Create the Function To Evaluate Against the Source Table
Once the result contains a value in intermediate format, we need to create a function to evaluate the internal consistency and also the source consistency.
The first function evaluates the internal consistency. Since the output added an additional value field to make it easier to parse the value, it requires consistent matching with what is provided on the human-readable bullet point. This helps ensure that the bullet point is not lying in relation to its own declared anchors.
The second function is the function that we wanted to evaluate - it will be to parse the values and the source reference in the parentheses into a structured format and compare them with the source reference coming from the canonical table. This is to ensure the claim matches the source of truth.
I vibe-coded the evaluation function. It ended up with two checks wrapped in one evaluateSummary() function (in pseudocode):
function evaluateSummary(summaryText, canonicalRows):
claims, formatErrors = parseSummaryToClaims(summaryText)
internalResults = []
for claim in claims:
internalResults.push(validateTextMatchesValues(claim))
index = buildCanonicalIndex(canonicalRows)
sourceResults = []
for claim in claims:
sourceResults.push(validateValuesMatchCanonical(claim, index))
overallPass =
formatErrors is empty AND
all(internalResults.pass) AND
all(sourceResults.pass)
return {
overallPass,
formatErrors,
internalResults,
sourceResults
}
Create a Report Table
Then the report table should be short, easy to understand, and actionable.

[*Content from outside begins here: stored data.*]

def check_split_grads_consumed():
    if _split_live:
        n = len(_split_live)
        for tok in list(_split_live):
            tok.offered = None
        _split_live.clear()
        raise RuntimeError('%d pre-split gradient tensor(s) were not consumed by a convolution backward' % n)


def _unsplit(dys):
    out = torch.empty_like(dys)
    L.call('hoig_unsplit_planes_bf16', _p(dys), _p(out), dys.numel() // dys.shape[-1], dys.shape[-1], _st())
    return out


def _wgrad_launch(device, on_caller, held, launch, d, *args):
    side = None if on_caller else _wgrad_side_stream(device)
    if side is not None:
        side.wait_stream(torch.cuda.current_stream())
    with torch.cuda.stream(side) if side is not None else contextlib.nullcontext():
        if side is not None:
            test_delay('wgrad')
        made = launch(d, *args) if callable(launch) else wgrad_call(launch, d, *args, _st())
    made = tuple(made or ())
    if side is not None:
        _wgrad_hold(side, tuple(held) + made)
    return side is not None, made


def _wgrad_from_split(d, x, dys, dw):
    if L.attempt('hoig_conv2d_bwd_weight_split', ctypes.byref(d), _p(x), _p(dys), _p(dw), _st()):
        return ()
    plain = _unsplit(dys)
    wgrad_call('hoig_conv2d_bwd_weight', d, _p(x), _p(plain), _p(dw), None, _st())
    return (plain,)


def _wgrad_pair_from_split(d, xs, dys, dws):
    if None not in dws and L.attempt('hoig_conv2d_bwd_weight_split_pair', ctypes.byref(d), _p(xs[0]), _p(xs[1]), _p(dys[0]), _p(dys[1]),
                                     _p(dws[0]), _p(dws[1]), _st()):
        return ()
    made = ()
    for x, sp, dw in zip(xs, dys, dws):
        if dw is not None:
            made += _wgrad_from_split(d, x, sp, dw)
    return made


def _dgrad_from_split(d, dys, w, planes, add, dx, unsplit=None):
    if not L.attempt('hoig_conv2d_bwd_data_packed_split', ctypes.byref(d), _p(dys), _p(planes[0]), _p(planes[1]), _p(add), _p(dx), _st()):
        _conv_dgrad_raw(d, unsplit if unsplit is not None else _unsplit(dys), w, dx, False, addend=add)


class _Conv(Function):
    @staticmethod
    def forward(ctx, x, w, b, stride, pad, transposed, act, slope, out_hw, prec, dead_bias=False, fork=False):
        _chk(x, 'x'); _chk(w, 'w'); _chk(b, 'bias')
        assert x.is_contiguous() and x.dim() == 4
        B, Hi, Wi, Ci = x.shape
        if transposed:
            ci_w, Co, R, S = w.shape
        else:
            Co, ci_w, R, S = w.shape
        assert ci_w == Ci, 'channel mismatch %d vs %d' % (ci_w, Ci)
        assert tuple(w.stride()) == packed_strides(w.shape, transposed), 'conv weight is not in packed layout'
        if out_hw is None:
            if transposed:
                raise ValueError('out_hw required for transposed conv')
            out_hw = ((Hi + 2 * pad - R) // stride + 1, (Wi + 2 * pad - S) // stride + 1)
        Ho, Wo = out_hw
        y = torch.empty((B, Ho, Wo, Co), dtype=x.dtype, device=x.device)
        d = ConvDesc(B, Hi, Wi, Ci, Ho, Wo, Co, R, S, stride, pad, 1 if transposed else 0, act, slope, prec)
        _conv_fwd_raw(d, x, w, b, y, transposed, norm_next=dead_bias)
        ctx.d = d
        ctx.d_dg, ctx.d_wg = _bwd_descs(d)
        ctx.transposed = transposed
        ctx.has_bias = b is not None and not dead_bias
        ctx.save_for_backward(x, w, b, y if act != L.ACT_NONE else None)
        ctx.fork = fork
        ctx.split_ok = dead_bias and _split_backward_ok(d, w, ctx.has_bias, transposed)
        if fork:
            ctx.set_materialize_grads(False)
            return y, x
        return y

    @staticmethod
    def backward(ctx, dy, dxr=None):
        _grad_epoch()
        x, w, b, y = ctx.saved_tensors
        d = ctx.d
        if dy is None:
            return (dxr,) + (None,) * 11
        dy = dy.contiguous()
        if _take_split(ctx, dy):
            return _Conv._backward_split(ctx, dy, dxr, x, w)
        dw_ret = db_ret = None
        db, ret_b = None, False
        if ctx.has_bias and ctx.needs_input_grad[2]:
            db, ret_b = _grad_target(b)
            db_ret = db if ret_b else None
        if d.act != L.ACT_NONE:
            g = torch.empty_like(dy)
            if db is not None:
                L.call('hoig_act_bwd_colsum', _p(y), _p(dy), _p(g), _p(db), d.act, d.slope, dy.numel() // d.Co, d.Co, _st())
                db = None
            else:
                L.call('hoig_act_bwd', _p(y), _p(dy), _p(g), d.act, d.slope, dy.numel(), _st())
        else:
            g = dy
        if ctx.needs_input_grad[1]:
            dw, ret_w = _grad_target(w)
            _wgrad_launch(x.device, ret_w or (db is not None and ret_b), (x, g),
                          'hoig_conv2d_bwd_weight', ctx.d_wg, _p(x), _p(g), _p(dw), _p(db))
            dw_ret = dw if ret_w else None
        elif db is not None:
            L.call('hoig_colsum_accum', _p(g), _p(db), g.numel() // d.Co, d.Co, _st())
        dx = None
        if ctx.needs_input_grad[0]:
            dx = torch.empty_like(x)
            _conv_dgrad_raw(ctx.d_dg, g, w, dx, ctx.transposed, addend=dxr.contiguous() if dxr is not None else None)
        return dx, dw_ret, db_ret, None, None, None, None, None, None, None, None, None

    @staticmethod
    def _backward_split(ctx, dys, dxr, x, w):
        unsplit = None
        if ctx.needs_input_grad[1]:
            dw, ret_w = _grad_target(w)
            on_side, made = _wgrad_launch(x.device, ret_w, (x, dys), _wgrad_from_split, ctx.d_wg, x, dys, dw)
            if made and not on_side:
                unsplit = made[0]
        dx = None
        if ctx.needs_input_grad[0]:
            dx = torch.empty_like(x)
            add = dxr.contiguous() if dxr is not None else None
            _dgrad_from_split(ctx.d_dg, dys, w, _packed_planes(w, False, True), add, dx, unsplit)
        return (dx, (dw if (ctx.needs_input_grad[1] and ret_w) else None)) + (None,) * 10
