template <typename TILE, bool LDSSTR>
__device__ DH_SP_FN SparseRes sparse_long_needle(const uint8_t* cons, const uint8_t* rcons, const uint8_t* ref, const uint8_t* rref,
                                                    int m, int n, const SparseWs& W, TILE& T, int16_t* reachF, int16_t* reachR,
                                                    int s_first, int lane) {
  SparseRes O;
  O.resolved = 0; O.found = 0; O.unsplit = SP_UNKNOWN; O.best = 0; O.consLeft = O.refLeft = O.refRight = 0; O.nrunsF = O.nrunsR = 0; O.levels = 0; O.mmF = O.mmR = 0;
  const int ND = n + m + 1;
  if (ND + 1 > W.ndp || m < 1 || n < 1 || W.smax < 4) return O;
  int done = -1;
  int S = min(W.smax, s_first);
  for (;;) {
    if constexpr (LDSSTR && TILE::narrow) {
#ifdef DH_SPS_LEVEL_V1
      sps_level_block_v1(cons, ref, rcons, rref, m, n, done + 1, S, W.frF, W.frR, W.ndp, T, reachF, reachR, lane);
#else
      sps_level_block(cons, ref, rcons, rref, m, n, done + 1, S, W.frF, W.frR, W.ndp, T, reachF, reachR, lane);
#endif
    } else {
      for (int d = done + 1; d <= S; d += SP_LB)
        sp_level_block2<TILE>(cons, ref, rcons, rref, m, n, d, min(d + SP_LB - 1, S), W.frF, W.frR, W.ndp, T, reachF, reachR, lane);
    }
    __syncthreads();
#ifdef DH_LR_TIMING
    O.t[0] = wall_clock64();
#endif
    done = S;
    constexpr bool TILED8 = LDSSTR && TILE::narrow;
    typedef typename std::conditional<TILED8, FrTile8, FrGlobal16>::type FRV;
    FRV frF, frR;
    if constexpr (TILED8) {
      frF = FrTile8{reinterpret_cast<const uint8_t*>(W.frF), W.ndp, &T.row[0][0][0] + SPS_OFF, &T.row[0][1][0] + SPS_OFF, S};
      frR = FrTile8{reinterpret_cast<const uint8_t*>(W.frR), W.ndp, &T.row[1][0][0] + SPS_OFF, &T.row[1][1][0] + SPS_OFF, S};
    } else {
      frF = FrGlobal16{W.frF, W.ndp};
      frR = FrGlobal16{W.frR, W.ndp};
    }
    int du = -1;
    for (int d0 = 0; d0 <= S && du < 0; d0 += WAVE) {
      const int d = d0 + lane;
      const unsigned long long hit = __ballot(d <= S && reachF[d] >= m);
      if (hit) du = d0 + __builtin_ctzll(hit);
    }
    const int SE = (du >= 0) ? min(S, du - 1) : S;
    const int rhi = (SE >= 0) ? min(m, (int)reachF[max(SE, 0)]) : -1, rlo = (SE >= 0) ? max(0, m - (int)reachR[max(SE, 0)]) : 0;
    long long key = 0x7fffffffffffffffll;
    int dsel = 0;
    int nlistR = -1;
    bool feasible = false;
    for (int d0 = 0; SE >= 0 && d0 <= SE && !feasible; d0 += WAVE) {
      const int d = d0 + lane;
      feasible = __ballot(d <= SE && reachF[min(d, SE)] >= 0 && (int)reachR[SE - min(d, SE)] >= m - (int)reachF[min(d, SE)]) != 0ull;
    }
    bool small = false;
    SpsSmall Q;
    if constexpr (LDSSTR && TILE::narrow) {
      if (rlo <= rhi && feasible && SE >= S - 1 && SE <= 8) {
        small = sps_lists_small(frF, frR, T.row[0][SE & 1] + SPS_OFF, T.row[1][SE & 1] + SPS_OFF, ND, m, SE, rlo, m - rhi, Q, lane);
        if (small) {
#ifdef DH_LR_TIMING
          O.t[1] = wall_clock64();
#endif
          sps_join_small(Q, m, n, SE, rlo, rhi, key, dsel, lane);
        }
      }
    }
    if (rlo <= rhi && feasible && !small) {
      int nlistF;
      bool tables_done = false;
      if constexpr (LDSSTR && TILE::narrow) {
        if (SE >= S - 1) {
          nlistF = sps_deep_list<false>(T.row[0][SE & 1] + SPS_OFF, ND, rlo, W.listF, W.runs_cap, lane);
          nlistR = sps_deep_list<false>(T.row[1][SE & 1] + SPS_OFF, ND, m - rhi, W.listR, W.runs_cap, lane);
        } else {
          nlistF = sp_deep_list(frF, m, n, SE, rlo, W.listF, W.runs_cap, lane);
          nlistR = sp_deep_list(frR, m, n, SE, m - rhi, W.listR, W.runs_cap, lane);
        }
        if (nlistF >= 0 && nlistF <= WAVE && nlistR >= 0 && nlistR <= WAVE) {
          sp_first_columns_both(frF, frR, m, SE, rlo, rhi, W.listF, nlistF, W.cF, m - rhi, m - rlo, W.listR, nlistR, W.cR, lane);
          tables_done = true;
        } else {
          asm volatile("s_waitcnt vmcnt(0)" ::: "memory");
          __syncthreads();
        }
      } else {
        nlistF = sp_deep_list(frF, m, n, SE, rlo, W.listF, W.runs_cap, lane);
        nlistR = sp_deep_list(frR, m, n, SE, m - rhi, W.listR, W.runs_cap, lane);
      }
      if (!tables_done) {
        if (nlistF >= 0) sp_first_columns_list(frF, m, SE, rlo, rhi, W.listF, nlistF, W.cF, lane);
        else sp_first_columns(frF, m, n, SE, rlo, rhi, W.cF, lane);
        if (nlistR >= 0) sp_first_columns_list(frR, m, SE, m - rhi, m - rlo, W.listR, nlistR, W.cR, lane);
        else sp_first_columns(frR, m, n, SE, m - rhi, m - rlo, W.cR, lane);
      }
#ifdef DH_LR_TIMING
      O.t[1] = wall_clock64();
#endif
      int dbest = 0;
      for (int r0 = rlo; r0 <= rhi; r0 += WAVE) {
        const int r = r0 + lane;
        if (r <= rhi) {
          long long kb = 0x7fffffffffffffffll;
          int db = 0;
          const int32_t* cf = W.cF + r;
          const int32_t* cr = W.cR + (m - r);
          if (SE <= 8) {
            int lo_[9], c2_[9];
#pragma unroll
            for (int q = 0; q < 9; ++q) {
              lo_[q] = (q <= SE) ? sp_ld32(cf + (size_t)q * (m + 1)) : SP_INF;
              c2_[q] = (q <= SE) ? sp_ld32(cr + (size_t)q * (m + 1)) : SP_INF;
            }
            sps_row_best<9>(lo_, c2_, SE, n, r, kb, db);
          } else {
          int e = SE + 1;
          for (int d = 0; d <= SE; ++d) {
            const int lo = sp_ld32(cf + (size_t)d * (m + 1));
            if (lo > n) continue;
            while (e >= 1) {
              const int c2 = sp_ld32(cr + (size_t)(e - 1) * (m + 1));
              if (c2 <= n && lo <= n - c2) --e;
              else break;
            }
            if (e <= SE && d + e <= SE) {
              const long long kk = ((long long)(d + e) << 40) | ((long long)r << 20) | (long long)lo;
              if (kk <= kb) { kb = kk; db = d; }
            }
          }
          }
          if (kb < key) { key = kb; dbest = db; }
        }
      }
      long long kmin = key;
#pragma unroll
      for (int o = 32; o >= 1; o >>= 1) {
        const int lo = __shfl_xor((int)(kmin & 0xffffffffll), o), hi = __shfl_xor((int)(kmin >> 32), o);
        const long long w = ((long long)hi << 32) | (unsigned int)lo;
        kmin = w < kmin ? w : kmin;
      }
      const unsigned long long who = __ballot(key == kmin && key != 0x7fffffffffffffffll);
      dsel = who ? __shfl(dbest, __builtin_ctzll(who)) : 0;
      key = kmin;
    }
#ifdef DH_LR_TIMING
    O.t[2] = wall_clock64();
#endif
    const bool have = key != 0x7fffffffffffffffll;
    const int bestD = have ? (int)(key >> 40) : -1;
    if (du >= 0 || have) {
      O.resolved = 1;
      O.levels = S;
      O.unsplit = (du >= 0) ? m - du : SP_UNKNOWN;
      if (!have || (du >= 0 && bestD >= du)) {
        O.found = 0;
        O.best = m - du;
        return O;
      }
      O.found = 1;
      O.best = m - bestD;
      O.consLeft = (int)((key >> 20) & 0xfffff);
      O.refLeft = (int)(key & 0xfffff);
      const int cr_ = m - O.consLeft;
      const int eR = bestD - dsel;
      int rright = 0;
      if (small) {
        const int w = eR >> 2, sh = 8 * (eR & 3);
        const uint32_t pw = (w == 0) ? Q.pR[0] : (w == 1) ? Q.pR[1] : Q.pR[2];
        const int v = (int)((pw >> sh) & 255u) - 1;
        const int t = cr_ + Q.qR - m;
        if (Q.qR >= 0 && t >= 0 && t <= n - O.refLeft && v >= cr_) rright = t;
      } else if (nlistR >= 0) {
        for (int i0 = 0; i0 < nlistR; i0 += WAVE) {
          const int i = i0 + lane;
          if (i < nlistR) {
            const int q = sp_ld32(W.listR + i), k = q - m, t = cr_ + k;
            if (t >= 0 && t <= n - O.refLeft && frR.get(eR, q) >= cr_) rright = max(rright, t);
          }
        }
      } else {
        for (int q0 = 0; q0 < ND; q0 += WAVE) {
          const int q = q0 + lane;
          if (q < ND) {
            const int k = q - m, t = cr_ + k;
            if (t >= 0 && t <= n - O.refLeft && frR.get(eR, q) >= cr_) rright = max(rright, t);
          }
        }
      }
#pragma unroll
      for (int o = 32; o >= 1; o >>= 1) rright = max(rright, __shfl_xor(rright, o));
      O.refRight = rfl(rright);
#ifdef DH_LR_TIMING
      O.t[3] = wall_clock64();
#endif
      if constexpr (LDSSTR && TILE::narrow) {
        O.runF = O.runR = 0;
        O.nrunsF = sp_trace<FRV, true>(frF, m, n, O.consLeft, O.refLeft, dsel, W.runsF, W.runs_cap, lane, &O.mmF, &O.runF);
        O.nrunsR = sp_trace<FRV, true>(frR, m, n, cr_, O.refRight, eR, W.runsR, W.runs_cap, lane, &O.mmR, &O.runR);
      } else {
        O.nrunsF = sp_trace(frF, m, n, O.consLeft, O.refLeft, dsel, W.runsF, W.runs_cap, lane, &O.mmF);
        O.nrunsR = sp_trace(frR, m, n, cr_, O.refRight, eR, W.runsR, W.runs_cap, lane, &O.mmR);
      }
#ifdef DH_LR_TIMING
      O.t[4] = wall_clock64();
#endif
      if (O.nrunsF < 0 || O.nrunsR < 0) O.resolved = 0;
      return O;
    }
    if (S >= W.smax) return O;
    {
      const long long covered = max(1, (int)reachF[S] + (int)reachR[S]);
      const long long pred = (2ll * S * m) / covered;
      if (pred > W.pred_cap) return O;
    }
    S = min(W.smax, (S < (LDSSTR ? 16 : 8)) ? S + 2 : (S < 32) ? S * 2 : S + SP_LB);
  }
}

Thus, the value should be binary (PASS or FAIL) rather than numeric (1 to 5).
Why? Because binary values are easier to understand. When something is failing, developers know right away what the problem is.
Thus, the report value will contain:
Format Errors
internal failures: number (indicating how many failures there are)

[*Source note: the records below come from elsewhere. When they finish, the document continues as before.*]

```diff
       RowArgsT rt_;                                                                             \
       rt_.a = ra_; rt_.t = *tens;                                                               \
       hipLaunchKernelGGL((k_dec_row_fused_t<(COLS) == 256 || (COLS) == 240 ? -1 : (COLS)>),     \
                          dim3((unsigned)(pers_ ? slots_ : all_)), dim3(kDecThreads), lds, stream, rt_); \
-    } else                                                                                      \
-    hipLaunchKernelGGL((k_dec_row_fused<COLS>), dim3((unsigned)(pers_ ? slots_ : all_)),        \
-                       dim3(kDecThreads), lds, stream, ra_);                                    \
+      prof_end(prof, stream);                                                                   \
+      prof_begin(prof, "k_dec_row_cold_t", stream);                                             \
+      if ((COLS) != 0) hipLaunchKernelGGL((k_dec_row_cold_t<-1>), dim3(cold_grid_), dim3(kDecThreads), lds, stream, rt_); \
+      else hipLaunchKernelGGL((k_dec_row_cold_t<0>), dim3(cold_grid_), dim3(kDecThreads), lds, stream, rt_); \
+    } else {                                                                                    \
+      hipLaunchKernelGGL((k_dec_row_fused<COLS>), dim3((unsigned)(pers_ ? slots_ : all_)),      \
+                         dim3(kDecThreads), lds, stream, ra_);                                  \
+      prof_end(prof, stream);                                                                   \
+      prof_begin(prof, "k_dec_row_cold", stream);                                               \
+      if ((COLS) != 0) hipLaunchKernelGGL((k_dec_row_cold<-1>), dim3(cold_grid_), dim3(kDecThreads), lds, stream, ra_); \
+      else hipLaunchKernelGGL((k_dec_row_cold<0>), dim3(cold_grid_), dim3(kDecThreads), lds, stream, ra_); \
+    }                                                                                           \
   } while (0)
+    uint32_t cold_base = 0;
     for (int k = 0; k < nseg; ++k) {
       const int a = seg_lo(k), b = seg_lo(k + 1);
       if (ds) (void)hipStreamWaitEvent(stream, ds->ev_cnt[k], 0);
```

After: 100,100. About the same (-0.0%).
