template <class V>
constexpr bool kShPerLane = V::sh && !V::stats && !V::shgrad && !V::opgrad;
struct StageBlends {
    uint64_t blend[kGroup] = {0, 0, 0, 0};
    float w[kGroup] = {0.0f, 0.0f, 0.0f, 0.0f};
};
template <class V>
__device__ GSRT_INLINE uint64_t weigh_hit(uint32_t c, float alpha, uint64_t contrib, CorRay<V>& ray, StageBlends& sb) {
    const float tn = ray.T * (1.0f - alpha);
    const uint64_t low = __ballot(tn < 1e-4f);
    const uint64_t term = contrib & low;
    const uint64_t blend = contrib & ~low;
    sb.blend[c] = blend;
    sb.w[c] = alpha * ray.T;
    ray.T = lane_of(blend) ? tn : ray.T;
    if (term) {
        if (lane_of(term)) {
            ray.active = false;
            ray.pxs = __builtin_nanf("");
        }
    }
    return term;
}
template <class V, uint32_t J>
__device__ GSRT_INLINE bool blend_pass(const Stage* stg, const uint64_t (&at)[kGroup][kGroup], const float (&ws)[kGroup],
                                       CorRay<V>& ray) {
    uint64_t any = at[J][J];
    if constexpr (J + 1 < kGroup) any |= at[J][J + 1];
    if constexpr (J + 2 < kGroup) any |= at[J][J + 2];
    if constexpr (J + 3 < kGroup) any |= at[J][J + 3];
    if (!any) return false;
#ifdef GSRT_DIAG
    ray.dg_lane_max += 1u;
#endif
    if (lane_of(any)) {
        uint32_t cj = J;
        float w = ws[J];
        if constexpr (J + 1 < kGroup) {
            const bool here = lane_of(at[J][J + 1]);
            cj = here ? J + 1 : cj, w = here ? ws[J + 1] : w;
        }
        if constexpr (J + 2 < kGroup) {
            const bool here = lane_of(at[J][J + 2]);
            cj = here ? J + 2 : cj, w = here ? ws[J + 2] : w;
        }
        if constexpr (J + 3 < kGroup) {
            const bool here = lane_of(at[J][J + 3]);
            cj = here ? J + 3 : cj, w = here ? ws[J + 3] : w;
        }
        float col[3];
        ShFromStage{stg, cj}(ray.bs, col);
        ray.C[0] = fmaf(col[0], w, ray.C[0]);
        ray.C[1] = fmaf(col[1], w, ray.C[1]);
        ray.C[2] = fmaf(col[2], w, ray.C[2]);
        if constexpr (V::depth) ray.k.D = fmaf(stg->rec[cj].depth, w, ray.k.D);
    }
    return true;
}
template <class V>
__device__ GSRT_INLINE void blend_stage(const Stage* stg, const StageBlends& sb, CorRay<V>& ray) {
    static_assert(kGroup == 4, "two bit planes count a lane's earlier blends; blend_pass selects among four");
    if (!(sb.blend[0] | sb.blend[1] | sb.blend[2] | sb.blend[3])) return;
#ifdef GSRT_DIAG
    ray.dg_stages_blend += 1u;
#endif
    uint64_t at[kGroup][kGroup];
    uint64_t p0 = 0, p1 = 0;
#pragma unroll
    for (uint32_t c = 0; c < kGroup; ++c) {
        const uint64_t b = sb.blend[c];
        at[0][c] = b & ~p0 & ~p1;
        at[1][c] = b & p0 & ~p1;
        at[2][c] = b & ~p0 & p1;
        at[3][c] = b & p0 & p1;
        const uint64_t carry = p0 & b;
        p0 ^= b;
        p1 ^= carry;
    }
    float ws[kGroup] = {sb.w[0], sb.w[1], sb.w[2], sb.w[3]};
    asm volatile("" : "+v"(ws[0]), "+v"(ws[1]), "+v"(ws[2]), "+v"(ws[3]));
    if (!blend_pass<V, 0>(stg, at, ws, ray)) return;
    if (!blend_pass<V, 1>(stg, at, ws, ray)) return;
    if (!blend_pass<V, 2>(stg, at, ws, ray)) return;
    blend_pass<V, 3>(stg, at, ws, ray);
}

template <class V, bool FULL, class Sh>
__device__ GSRT_INLINE void shade_stage(const Stage* stg, uint32_t m, const float* lut_s, CorRay<V>& ray, Sh grad) {
    constexpr bool LUT = V::lut;
    if constexpr (!V::stats) {
        float gv[kGroup];
        uint64_t okg[kGroup];
#pragma unroll
        for (uint32_t c = 0; c < kGroup; ++c) {
            const float4 q2 = reinterpret_cast<const float4*>(&stg->rec[c])[2];
            float4 q3 = reinterpret_cast<const float4*>(&stg->rec[c])[3];
            asm volatile("" : "+v"(q3.w));
            const float c2 = q3.x, cut = LUT ? kGMax : q3.y;
            const float dx = ray.pxs - q2.x, dy = ray.pys - q2.y;
            gv[c] = fmaf(c2 * dy, dy, fmaf(q2.w * dx, dy, (q2.z * dx) * dx));
            okg[c] = (FULL || c < m) ? __ballot(__float_as_uint(gv[c]) <= __float_as_uint(cut)) : 0;
        }
#ifdef GSRT_DIAG
        ray.dg_staged += __ballot(ray.active) ? m : 0u;
        ray.dg_stages += __ballot(ray.active) ? 1u : 0u;
#endif
        [[maybe_unused]] StageBlends sb;
#pragma unroll
        for (uint32_t c = 0; c < kGroup; ++c) {
            if (!okg[c]) continue;
            float4 q0 = reinterpret_cast<const float4*>(&stg->rec[c])[0];
            const float4 q1 = reinterpret_cast<const float4*>(&stg->rec[c])[1];
            asm volatile("" : "+v"(q0.w));
            const float lo[3] = {q0.x, q0.y, q0.z}, hi[3] = {q1.x, q1.y, q1.z};
            const bool ordered = (int)__builtin_amdgcn_readfirstlane(__float_as_uint(q1.w)) >= 0;
            const uint64_t ok = okg[c] & (ordered ? __ballot(slab_hit_ordered(ray.R, lo, hi))
                                                  : __ballot(slab_hit_rel(ray.R, lo, hi)));
            const float gs = LUT ? (lane_of(ok) ? gv[c] : 0.0f) : gv[c];
            const float e = LUT ? linear_exp(lut_s, gs) : exp_neg_nocheck(-gs);
            const float a = __builtin_fminf(fabsf(q1.w) * e, 0.99f);
            const uint64_t contrib = ok & __ballot(a > kAlphaMin);
            const float alpha = lane_of(contrib) ? a : 0.0f;
#ifdef GSRT_DIAG
            ray.dg_gpass += 1u;
            ray.dg_lanes_g += (uint32_t)__popcll(okg[c]);
            ray.dg_contrib += __ballot(alpha > 0.0f) ? 1u : 0u;
            ray.dg_blend += __ballot(alpha > 0.0f && ray.T * (1.0f - alpha) >= 1e-4f) ? 1u : 0u;
            ray.dg_lanes_blend += (uint32_t)__popcll(__ballot(alpha > 0.0f && ray.T * (1.0f - alpha) >= 1e-4f));
#endif
            grad.candidate(e, fabsf(q1.w));
            uint64_t stopped;
            if constexpr (kShPerLane<V>) stopped = weigh_hit<V>(c, alpha, contrib, ray, sb);
            else stopped = blend_hit<V>(stg, c, q0.w, alpha, contrib, ray, grad);
            if (stopped) {
#pragma unroll
                for (uint32_t c1 = c + 1; c1 < kGroup; ++c1) okg[c1] &= ~stopped;
            }
        }
        if constexpr (kShPerLane<V>) blend_stage<V>(stg, sb, ray);
        if (grad.mask) grad.flush();
    } else {
        for (uint32_t c = 0; c < m; ++c) {
            const float4* r4 = reinterpret_cast<const float4*>(&stg->rec[c]);
            float4 q0 = r4[0], q1 = r4[1], q2 = r4[2], q3 = r4[3];
            asm volatile("" : "+v"(q1.w), "+v"(q2.x), "+v"(q2.y), "+v"(q2.z), "+v"(q2.w), "+v"(q3.x), "+v"(q3.z));
            float alpha = 0.0f;
            if (ray.active) {
                const float lo[3] = {q0.x, q0.y, q0.z}, hi[3] = {q1.x, q1.y, q1.z};
                if (slab_hit_rel(ray.R, lo, hi)) {
                    ++ray.cand;
                    const float dx = ray.pxs - q2.x, dy = ray.pys - q2.y;
                    const float g = fmaf(q3.x * dy, dy, fmaf(q2.w * dx, dy, (q2.z * dx) * dx));
                    if (g >= 0.0f && g <= kGMax) {
                        const float e = LUT ? linear_exp(lut_s, g) : exp_neg(-g);
                        float a = fabsf(q1.w) * e;
                        if (a > 0.99f) a = 0.99f;
                        if (a > kAlphaMin) alpha = a;
                    }
                }
            }
            blend_hit<V>(stg, c, q0.w, alpha, __ballot(alpha > 0.0f), ray, grad);
        }
    }
}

source consistency: number (indicating how many failures there are)
overall: true/false
The output is a tiny report.json:
{
“overallPass”: true,
“counts”: {
“claims”: 10,
“formatErrors”: 0,
“internalFailures”: 0,
“sourceFailures”: 0
}
}
This makes it clear and actionable if an internal or source failure occurs.
I can then run this as a unit test in my CI pipeline each time to ensure the model produces an accurate numerical summary.
Takeaway
One of the biggest aha moments was understanding the type of failure mode. Once I realized the problem was deterministic, evaluating numerical accuracy felt less time-consuming and more like a unit test again.
Not every problem needs an LLM. You should push LLMs to the edge of the system, and keep everything as deterministic as possible.
Otherwise else you may be over-engineering or overcompensating in your application for something that can be solved more cheaply.
When you’re building with LLMs, how do you decide whether a failure is deterministic or subjective?